I have some Platies that look pregnant, and I just want to know how I can tell that they are ready to give birth? I have about 10 pregnant Platies and I dont want to buy 5 breeder boxes. Also, when is a good time to put them in the breeder boxes because I know they get stressed out being in them.

Thanks!


----------



## Sherry

I have a tank full of platy's and I hope I can help you. Are you planning to breeding true strains? It is a difficult thing to keep straight, and you need many many tanks to do this. and lots of patience. I only have one tank, ( for them ) and if I kept every baby that was born I would be overrun and over stocked in about 2 months. I let them have the fry in the main tank. That way I don't have 50+ or so survive each batch being born. I do give them lots of hiding places, and do give them a chance. The last batch I only had one survive, the batch before I had 6 survive. They seem to have babies every 4 to 6 weeks. I do have some awesome tuxedo x red wag crosses. They are red with the black sides. They are pretty. 
It is very hard to tell exactly when the are going to give birth. Some have huge bellies, that turn into a flat belly on the bottom, almost square like, some will get a black spot on their sides, some will hide, some will go off their food about a day before they give birth. All of mine are different, and I never know until I take a flashlight and check the grass at the one corner of my tank. They are way smaller than a grain of rice, they are hard to find sometimes. 
So there is no real right answer to your question. Waiting for platy's to give birth when you want them to is a never ending wait. They love to tease you.....
I know I probly did not help you in the least.
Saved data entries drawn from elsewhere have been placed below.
# Samleo8/RadarSLAMPy

Hardware: AMD Instinct MI355X
Metric: radar scan-pairs/sec (400x3768 polar) (higher is better)
Workload: dtype u8/f32/f64

## Files before the change

include/roam_abi.h:

```cpp
#ifndef ROAM_ABI_H
#define ROAM_ABI_H
#include <stdint.h>

#ifdef __cplusplus
extern "C" {
#endif

typedef struct roam_ctx roam_ctx;

enum {
    ROAM_OK = 0,
    ROAM_E_ARG = -1,
    ROAM_E_HIP = -2,
    ROAM_E_CAPACITY = -3,
    ROAM_E_NODEVICE = -4,
    ROAM_E_STATE = -5
};

#define ROAM_MAX_FEATURES 1024
#define ROAM_MAX_COLS 4096
#define ROAM_PYR_LEVELS 4

int32_t roam_create(int32_t device_id, roam_ctx **out);
int32_t roam_destroy(roam_ctx *ctx);
// ... 30 lines not shown
                               float *cart_f32, uint8_t *cart_u8);
int32_t roam_polar_to_cart_record_u8(roam_ctx *ctx, const uint8_t *rec, int32_t rows, int64_t stride,
                                     int32_t payload_off, int32_t clip, float *cart_f32,
                                     uint8_t *cart_u8);

#define ROAM_WARP_POLAR_LOG     1
#define ROAM_WARP_POLAR_INVERSE 2
int32_t roam_warp_polar_f32(roam_ctx *ctx, const float *src, int32_t n, int32_t rows, int32_t cols, int64_t src_row_stride,
                            int64_t src_image_stride, float *dst, int32_t dw, int32_t dh, float cx, float cy,
                            double max_radius, int32_t flags);

int32_t roam_klt_track_u8(roam_ctx *ctx, const uint8_t *prev_img, const uint8_t *next_img,
                          int32_t w, int32_t h, const float *pts, int32_t K,
                          float *next_pts, uint8_t *status, float *err);
int32_t roam_klt_track_f32(roam_ctx *ctx, const float *prev_img, const float *next_img,
                           int32_t w, int32_t h, const float *pts, int32_t K,
                           float *next_pts, uint8_t *status, float *err);
int32_t roam_pyr_down_u8(roam_ctx *ctx, const uint8_t *src, int32_t w, int32_t h, uint8_t *dst);

int32_t roam_reject_outliers(roam_ctx *ctx, const float *prev, const float *next, int32_t K,
                             double thr_px, int64_t node_limit, uint8_t *mask_out,
                             int32_t *n_inliers, int32_t *flags_out, uint64_t *adj_out);

int32_t roam_time_reject_outliers(roam_ctx *ctx, const float *prev, const float *next, int32_t K, int32_t copies,
                                  double thr_px, int64_t node_limit, int32_t reps, float *graph_ms, float *clique_ms,
                                  int32_t *n_inliers, int32_t *proven);

int32_t roam_kabsch2d(roam_ctx *ctx, const double *src, const double *tgt, int32_t N,
                      double *R, double *h);

int32_t roam_mds_solve(roam_ctx *ctx, const double *T_wj0, const double *p_w, const double *p_jt,
                       int32_t N, const double *T_wj_init, const double *sigma5, double period,
                       double *out6, int32_t *nfev, int32_t *info, double *x0_out, double *r0_out);
int32_t roam_mds_undistort(roam_ctx *ctx, const double *v3, const double *pts, int32_t N,
                           double period, double *out_xy, double *dT_out);

int32_t roam_ssc(roam_ctx *ctx, const double *kp, int32_t B, int32_t num_ret, double tol,
                 int32_t cols, int32_t rows, int32_t *sel_out, int32_t *n_sel);

int32_t roam_doh_maxima(roam_ctx *ctx, const float *img, int32_t w, int32_t h, const double *sigmas,
                        int32_t num_sigma, double threshold, int32_t *out_rcs, double *out_val,
                        int32_t cap, int32_t *n_out);

int32_t roam_log_maxima(roam_ctx *ctx, const void *img, int32_t img_bytes_per_px, int32_t w, int32_t h, int32_t num_sigma,
                        const int32_t *radius, const double *kernels, const double *scale, double threshold, int32_t *out_rcs,
                        double *out_val, int32_t cap, int32_t *n_out, double *out_layers);
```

Fish are like human kids. they only come out when they are ready. Which seems like forever....
I only kept one batch of babies, my blue mickey mouse ones. They were all nice and I got I think 19 out of it. I have given a lot away. Not all. The rule of thumb is try and only put them in the birthing box or net 24 hours before they give birth. I don't know how in the heck we are supposed to guess that. 
Let me know what happens and how many she has if you decide to put her in a net or box......


----------



## ChessieSFR

yeah, platy births for me usually end up with me doing a "round up" of babies when I find them in the tank.


----------